*** Opening of Dataset records ***

template <typename SymT, bool BYTE_MODE, bool RANK_IS_SYM, int WAVES, bool MULTI = false, bool ONE = false>
__global__ __launch_bounds__(64 * WAVES) __attribute__((amdgpu_waves_per_eu(sizeof(SymT) == 2 ? (BYTE_MODE ? (RANK_IS_SYM ? TILE_WAVES_EU : 7) : TILE_CHAR_EU) : 3))) void k_tiles(DevTables T, BatchArgs A_in, Workspace W) {
    BatchArgs A = A_in;
    typedef TileLds<SymT, BYTE_MODE> Tile;
    constexpr int ARENA_WORDS = Tile::ARENA_WORDS, ARENA_W = Tile::ARENA_W;
    constexpr int POOL_CAP = 64 * WAVES;
    constexpr int POOL_LONG_CAP = POOL_CAP * 3 / 8, POOL_LONG = 8;
    static_assert(WAVES <= 32, "pool entries keep the tile-in-workgroup index in 6 bits");
    constexpr bool FAST_TRIPS = RANK_IS_SYM && sizeof(SymT) == 2;
    constexpr bool WCACHE = BYTE_MODE && FAST_TRIPS && !MULTI;
    __shared__ Tile L[WAVES];
    __shared__ uint32_t pool_cnt[3];
    __shared__ uint32_t s_exc_cnt;
    __shared__ unsigned long long s_exc_base;
    __shared__ SymT s_item_sym[BYTE_MODE ? 2 : 256];
    __shared__ uint32_t s_item_direct[BYTE_MODE ? 1 : 8];
    constexpr int M_ARENA = 352 * WAVES + 192;
    struct MergeLds {
        __attribute__((aligned(16))) SymT m[M_ARENA];
        uint32_t pool[POOL_CAP];
    };
    struct SplitLds {
        uint8_t dfa[dfa::TABLE_BYTES];
        uint8_t lut[256];
    };
    __shared__ __attribute__((aligned(16))) union {
        MergeLds g;
        SplitLds c;
    } s_m;
    static_assert(M_ARENA >= 2 * LANE_MAX_UNITS, "arena size");
    uint32_t* const pool = s_m.g.pool;
#if HUTK_LAB_LDS_PAD
    __shared__ uint32_t s_lab_pad[HUTK_LAB_LDS_PAD / 4];
    if (A.n_docs < 0) s_lab_pad[threadIdx.x] = 1;
#endif

    if (select_skips(W, A.n_tiles)) return;
    if constexpr (ONE) {
        const size_t off_bytes = (((size_t)A.n_docs + 1) * 8 + 15) & ~(size_t)15;
        const size_t n16 = (off_bytes + (size_t)A.n_bytes + 15) / 16;
        const uint4* src = reinterpret_cast<const uint4*>(A.offsets);
        uint4* dst = reinterpret_cast<uint4*>(W.one_in);
        for (size_t i = threadIdx.x; i < n16; i += 64 * WAVES) dst[i] = src[i];
// ... 302 lines not shown
                        __builtin_memcpy(&key, sb + LOOKBACK + ws, 16);
                        const uint32_t isym = T.item_sym[key.x & 0xFFu];
                        const uint64_t mlo = nb >= 8 ? ~0ull : ((1ull << (8 * nb)) - 1ull);
                        const uint64_t mhi = nb <= 8 ? 0ull : ((1ull << (8 * (nb - 8))) - 1ull);
                        const uint32_t k0 = key.x & (uint32_t)mlo, k1 = key.y & (uint32_t)(mlo >> 32);
                        const uint32_t k2 = key.z & (uint32_t)mhi, k3 = key.w & (uint32_t)(mhi >> 32);
                        bool done = nb == 1;
                        uint32_t sym = isym;
                        if (T.word_mask) {
                            const uint32_t wh = word_hash(k0, k1, k2, k3);
                            uint4 s1 = reinterpret_cast<const uint4*>(T.word_tab)[wh & T.word_mask];
                            uint4 s2 = reinterpret_cast<const uint4*>(T.word_tab)[word_slot2(wh, T.word_mask)];
                            asm volatile("" : "+v"(s1.x), "+v"(s2.x));
                            const uint32_t d1 = KSH == 32 ? 0u : (s1.w ^ k3) << (KSH & 31);
                            const uint32_t d2 = KSH == 32 ? 0u : (s2.w ^ k3) << (KSH & 31);
                            const bool hit1 = ((s1.x ^ k0) | (s1.y ^ k1) | (s1.z ^ k2) | d1) == 0;
                            const bool hit2 = ((s2.x ^ k0) | (s2.y ^ k1) | (s2.z ^ k2) | d2) == 0;
                            if (nb != 1 && (hit1 || hit2)) {
                                const uint32_t swd = hit1 ? s1.w : s2.w;
                                sym = KSH == 32 ? swd : swd >> (KSH & 31);
                                done = true;
                            }
                        }
                        if (done) {
                            S[ws] = Sym<SymT>::narrow(sym);
                        } else {
                            atomicOr(&mergem[ws >> 5], 1u << (ws & 31));
                        }
                    }
                    wave_sync();
                }
            }
        }
        uint32_t nW;
        const uint32_t wbase = wave_excl_scan(__popc(rest), lane, &nW);
        uint32_t widx = wbase;
        for (uint32_t r0 = 0; r0 < nW; r0 += 64) {
            while (rest && widx - r0 < 64u) {
                stage[widx - r0] = (uint16_t)(16 * lane + __builtin_ctz(rest));
                rest &= rest - 1;
                widx++;
            }
            wave_sync();
            if (r0 + lane < nW) {
                const int ws = stage[lane];
                const uint64_t nxt = bits64(wmask32, ws + 1) & 0x7FFFFFFFFFFFFFFFull;
                const int nb = nxt ? 1 + __builtin_ctzll(nxt) : 64;
                const bool known_end = nxt != 0 && (ws + nb < NPOS || t0 + ws + nb >= A.n_bytes);
                const bool docfirst = bit_at(docm, ws + LOOKBACK);
                const uint32_t b0 = sb[ws + LOOKBACK];
                const bool gap = A.gap_bits && ((A.gap_bits[(t0 + ws) >> 5] >> ((t0 + ws) & 31)) & 1u);
                const bool sp0 = A.alone_bits ? gbit(A.alone_bits, t0 + ws) : b0 == ' ';
                const bool pfx = !gap && T.has_prefix && docfirst && !sp0;
                bool exc = !gap && (!known_end || nb > LANE_MAX_BYTES || (BYTE_MODE && T.has_prefix && docfirst));
                if (MULTI && !gap && !exc) {
                    bool m = false;
                    for (int i = 0; i < nb; i++) {
                        const uint32_t b = sb[ws + LOOKBACK + i];
                        if (BYTE_MODE || !is_cont(b)) m = m || ((T.multi_bits[b >> 5] >> (b & 31u)) & 1u);
                    }
                    exc = m;
                }
                if (!BYTE_MODE && !exc && T.has_prefix && docfirst && !pfx)
                    exc = atomicAdd(&s_extra, (uint32_t)T.n_prefix_alone) + T.n_prefix_alone > (uint32_t)RUN_EXTRA;
                constexpr int WORD_KEY = sizeof(SymT) == 2 ? WORD_KEY_BYTES_16 : WORD_KEY_BYTES_32;
                const bool probe = !gap && !exc && !pfx && T.word_mask && nb >= 2 && nb <= WORD_KEY;
                uint32_t k0, k1, k2, k3;
                {
                    const int a = (ws + LOOKBACK) & ~3, o8 = 8 * ((ws + LOOKBACK) & 3);
                    const uint32_t* sw = reinterpret_cast<const uint32_t*>(sb + a);
                    const uint32_t q0 = sw[0], q1 = sw[1], q2 = sw[2], q3 = sw[3], q4 = sw[4];
                    k0 = funnel_r(q1, q0, o8);
                    k1 = funnel_r(q2, q1, o8);
                    k2 = funnel_r(q3, q2, o8);
                    k3 = funnel_r(q4, q3, o8);
                    const uint64_t mlo = nb >= 8 ? ~0ull : ((1ull << (8 * nb)) - 1ull);
                    const uint64_t mhi = nb <= 8 ? 0ull : nb >= 16 ? ~0ull : ((1ull << (8 * (nb - 8))) - 1ull);
                    k0 &= (uint32_t)mlo;
                    k1 &= (uint32_t)(mlo >> 32);
                    k2 &= (uint32_t)mhi;
                    k3 &= (uint32_t)(mhi >> 32);
                }
                const bool probe_long = !gap && !exc && !pfx && T.wordl_mask && nb > WORD_KEY && nb <= WORDL_KEY_BYTES;
                uint32_t k4 = 0, k5 = 0, k6 = 0;
                const uint32_t wh = word_hash(k0, k1, k2, k3);
                uint32_t o1 = probe ? wh & T.word_mask : 0u;
                uint32_t o2 = probe ? word_slot2(wh, T.word_mask) : 0u;
                if (__any(probe_long)) {
                    if (probe_long) {
                        const int a = (ws + LOOKBACK) & ~3, o8 = 8 * ((ws + LOOKBACK) & 3);
                        const uint32_t* sw = reinterpret_cast<const uint32_t*>(sb + a);
                        const uint32_t q4 = sw[4], q5 = sw[5], q6 = sw[6], q7 = sw[7];
                        const int nb2 = nb - 16;
                        const uint64_t mlo = nb2 >= 8 ? ~0ull : nb2 <= 0 ? 0ull : ((1ull << (8 * nb2)) - 1ull);
                        const uint32_t mhi = nb2 <= 8 ? 0u : nb2 >= 12 ? ~0u : ((1u << (8 * (nb2 - 8))) - 1u);
                        k4 = funnel_r(q5, q4, o8) & (uint32_t)mlo;
                        k5 = funnel_r(q6, q5, o8) & (uint32_t)(mlo >> 32);
                        k6 = funnel_r(q7, q6, o8) & mhi;
                        o1 = T.wordl_off + 2u * (word_hash_long(k0, k1, k2, k3, k4, k5, k6) & T.wordl_mask);
                        o2 = o1 + 1u;
                    }
                }
                uint4 s1 = make_uint4(0, 0, 0, 0), s2 = s1;
                uint32_t isym = 0;
                if (T.word_mask) {
                    s1 = reinterpret_cast<const uint4*>(T.word_tab)[o1];
                    s2 = reinterpret_cast<const uint4*>(T.word_tab)[o2];
                }
                if (BYTE_MODE) isym = T.item_sym[b0];
#if HUTK_PERTURB_MEM
                {
                    uint32_t acc = 0;
#pragma unroll
                    for (int j = 0; j < HUTK_PERTURB_MEM; j++) {
                        const uint4 v = T.pair_buckets[(wh * (2u * j + 3u) * 0x9E3779B1u) >> T.pair_shift];
                        acc ^= v.x ^ v.w;
                    }
                    if (acc == 0x12345678u && wh == 0x9E3779B9u) raise(A.err, HUTK_E_MEMORY);
                }
#endif
                bool done = false;
                if (probe) {
                    constexpr int KSH = sizeof(SymT) == 2 ? 16 : 32;
                    const uint32_t d1 = KSH == 32 ? 0u : (s1.w ^ k3) << (KSH & 31);
                    const uint32_t d2 = KSH == 32 ? 0u : (s2.w ^ k3) << (KSH & 31);
                    const bool hit1 = ((s1.x ^ k0) | (s1.y ^ k1) | (s1.z ^ k2) | d1) == 0;
                    const bool hit2 = ((s2.x ^ k0) | (s2.y ^ k1) | (s2.z ^ k2) | d2) == 0;
                    done = hit1 || hit2;
                    const uint32_t sw = hit1 ? s1.w : s2.w;
                    if (done) S[ws] = Sym<SymT>::narrow(KSH == 32 ? sw : sw >> (KSH & 31));
                }
                if (probe_long) {
                    done = ((s1.x ^ k0) | (s1.y ^ k1) | (s1.z ^ k2) | (s1.w ^ k3) | (s2.x ^ k4) | (s2.y ^ k5) | (s2.z ^ k6)) == 0;
                    if (done) S[ws] = Sym<SymT>::narrow(s2.w);
                }
                int n = 0;
                SymT* Sdst = S + ws;
                int slot = -1;
                if (!BYTE_MODE && !exc && pfx) {
                    slot = (int)atomicAdd(&s_arena_used, 1u);
                    if (slot >= ARENA_WORDS ||
                        atomicAdd(&s_extra, (uint32_t)T.n_prefix) + T.n_prefix > (uint32_t)RUN_EXTRA) exc = true;
                    else {
                        Sdst = arenaS + slot * ARENA_W;
                        for (int i = 0; i < T.n_prefix && i < ARENA_W; i++) Sdst[i] = Sym<SymT>::narrow(T.prefix_syms[i]);
                        n = T.n_prefix;
                    }
                }
                const int n_cap = pfx ? ARENA_W : LANE_MAX_UNITS;
                if (!gap && !exc && !done) {
                    if (BYTE_MODE) {
                        n = nb;
                    } else {
                        const int lw = ws + LOOKBACK;
                        int i = 0;
                        while (i < nb) {
                            const uint32_t b = sb[lw + i];
                            int L = 1;
                            if (b >= 0x80u) {
                                L = (b >= 0xF0u) ? 4 : (b >= 0xE0u) ? 3 : (b >= 0xC0u) ? 2 : 1;
// ... 17 lines not shown
                }
                if (gap) {
                    atomicAnd(&livem[ws >> 5], ~(1u << (ws & 31)));
                    done = true;
                } else if (done) {
                } else if (!BYTE_MODE && !exc && pfx) {
                    arena_ws[slot] = (uint16_t)ws;
                    arena_n[slot] = (uint16_t)n;
                    atomicAnd(&livem[ws >> 5], ~(1u << (ws & 31)));
                } else if (exc) {
                    atomicOr(&excm[ws >> 5], 1u << (ws & 31));
                    atomicAnd(&livem[ws >> 5], ~(1u << (ws & 31)));
                    done = true;
                } else if (n == 1) {
                    if (BYTE_MODE) S[ws] = Sym<SymT>::narrow(isym);
                    done = true;
                }
                if (!done) atomicOr(&mergem[ws >> 5], 1u << (ws & 31));
            }
            wave_sync();
        }
        HUTK_STAMP(4);
        {
            const uint32_t e16 = reinterpret_cast<const uint16_t*>(excm)[lane];
            if (__any(e16 != 0)) {
                uint32_t tot;
                (void)wave_excl_scan((uint32_t)__popc(e16), lane, &tot);
                uint32_t off = 0;
                if (lane == 0) off = atomicAdd(&s_exc_cnt, tot | (1u << 16));
                my_exc_off = (uint32_t)__builtin_amdgcn_readfirstlane((int)off);
            }
        }

        if constexpr (WCACHE) {
            if (T.wc_on) {
                uint32_t pend = reinterpret_cast<const uint16_t*>(mergem)[lane];
                uint32_t nP;
                uint32_t pidx = wave_excl_scan((uint32_t)__popc(pend), lane, &nP);
                for (uint32_t r0 = 0; r0 < nP; r0 += 64) {
                    while (pend && pidx - r0 < 64u) {
                        stage[pidx - r0] = (uint16_t)(16 * lane + __builtin_ctz(pend));
                        pend &= pend - 1;
                        pidx++;
                    }
                    wave_sync();
                    if (r0 + lane < nP) {
                        const int ws = stage[lane];
                        const int nb = word_units(me, ws);
                        if (nb >= wc::MIN_BYTES && nb <= wc::KEY_BYTES) {
                            uint32_t k[wc::KEY_DWORDS];
                            wc_key(me, ws, nb, k);
                            const uint4* line = T.wc_tab + (size_t)wc::bucket_of(wc::hash(k), T.wc_log2) * 8u;
                            uint4 a0 = line[0], a1 = line[1], b0 = line[4], b1 = line[5];
                            asm volatile("" : "+v"(a0.x), "+v"(a1.x), "+v"(b0.x), "+v"(b1.x));
                            const uint32_t s1[wc::KEY_DWORDS] = {a0.x, a0.y, a0.z, a0.w, a1.x, a1.y, a1.z, a1.w};
                            const uint32_t s2[wc::KEY_DWORDS] = {b0.x, b0.y, b0.z, b0.w, b1.x, b1.y, b1.z, b1.w};
                            const bool hit1 = wc::key_hit(s1, k), hit2 = wc::key_hit(s2, k);
                            if (hit1 || hit2) {
                                const uint4* sy = line + (hit1 ? 2 : 6);
                                const uint4 y0 = sy[0], y1 = sy[1];
                                const int n = wc::slot_n(hit1 ? a1.w : b1.w);
                                const uint32_t y[8] = {y0.x, y0.y, y0.z, y0.w, y1.x, y1.y, y1.z, y1.w};
#pragma unroll
                                for (int i = 0; i < wc::MAX_IDS; i++)
                                    if (i < n) S[ws + i] = (SymT)(y[i >> 1] >> (16 * (i & 1)));
                                const uint64_t lm = (uint64_t)(((1u << n) - 1u) & ~1u) << (ws & 31);
                                if ((uint32_t)lm) atomicOr(&livem[ws >> 5], (uint32_t)lm);
                                if ((uint32_t)(lm >> 32)) atomicOr(&livem[(ws >> 5) + 1], (uint32_t)(lm >> 32));
                                atomicAnd(&mergem[ws >> 5], ~(1u << (ws & 31)));
                            }
                        }
                    }
                    wave_sync();
                }
            }
        }
    }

*** Close of Dataset records ***

* **What is expected**
Please copy only these lines, exactly: the first line of the records through the line containing "uint4* dst = reinterpret_cast<uint4*>(W.one_in);", ends included.

* **Worked solution**
template <typename SymT, bool BYTE_MODE, bool RANK_IS_SYM, int WAVES, bool MULTI = false, bool ONE = false>
__global__ __launch_bounds__(64 * WAVES) __attribute__((amdgpu_waves_per_eu(sizeof(SymT) == 2 ? (BYTE_MODE ? (RANK_IS_SYM ? TILE_WAVES_EU : 7) : TILE_CHAR_EU) : 3))) void k_tiles(DevTables T, BatchArgs A_in, Workspace W) {
    BatchArgs A = A_in;
    typedef TileLds<SymT, BYTE_MODE> Tile;
    constexpr int ARENA_WORDS = Tile::ARENA_WORDS, ARENA_W = Tile::ARENA_W;
    constexpr int POOL_CAP = 64 * WAVES;
    constexpr int POOL_LONG_CAP = POOL_CAP * 3 / 8, POOL_LONG = 8;
    static_assert(WAVES <= 32, "pool entries keep the tile-in-workgroup index in 6 bits");
    constexpr bool FAST_TRIPS = RANK_IS_SYM && sizeof(SymT) == 2;
    constexpr bool WCACHE = BYTE_MODE && FAST_TRIPS && !MULTI;
    __shared__ Tile L[WAVES];
    __shared__ uint32_t pool_cnt[3];
    __shared__ uint32_t s_exc_cnt;
    __shared__ unsigned long long s_exc_base;
    __shared__ SymT s_item_sym[BYTE_MODE ? 2 : 256];
    __shared__ uint32_t s_item_direct[BYTE_MODE ? 1 : 8];
    constexpr int M_ARENA = 352 * WAVES + 192;
    struct MergeLds {
        __attribute__((aligned(16))) SymT m[M_ARENA];
        uint32_t pool[POOL_CAP];
    };
    struct SplitLds {
        uint8_t dfa[dfa::TABLE_BYTES];
        uint8_t lut[256];
    };
    __shared__ __attribute__((aligned(16))) union {
        MergeLds g;
        SplitLds c;
    } s_m;
    static_assert(M_ARENA >= 2 * LANE_MAX_UNITS, "arena size");
    uint32_t* const pool = s_m.g.pool;
#if HUTK_LAB_LDS_PAD
    __shared__ uint32_t s_lab_pad[HUTK_LAB_LDS_PAD / 4];
    if (A.n_docs < 0) s_lab_pad[threadIdx.x] = 1;
#endif

    if (select_skips(W, A.n_tiles)) return;
    if constexpr (ONE) {
        const size_t off_bytes = (((size_t)A.n_docs + 1) * 8 + 15) & ~(size_t)15;
        const size_t n16 = (off_bytes + (size_t)A.n_bytes + 15) / 16;
        const uint4* src = reinterpret_cast<const uint4*>(A.offsets);
        uint4* dst = reinterpret_cast<uint4*>(W.one_in);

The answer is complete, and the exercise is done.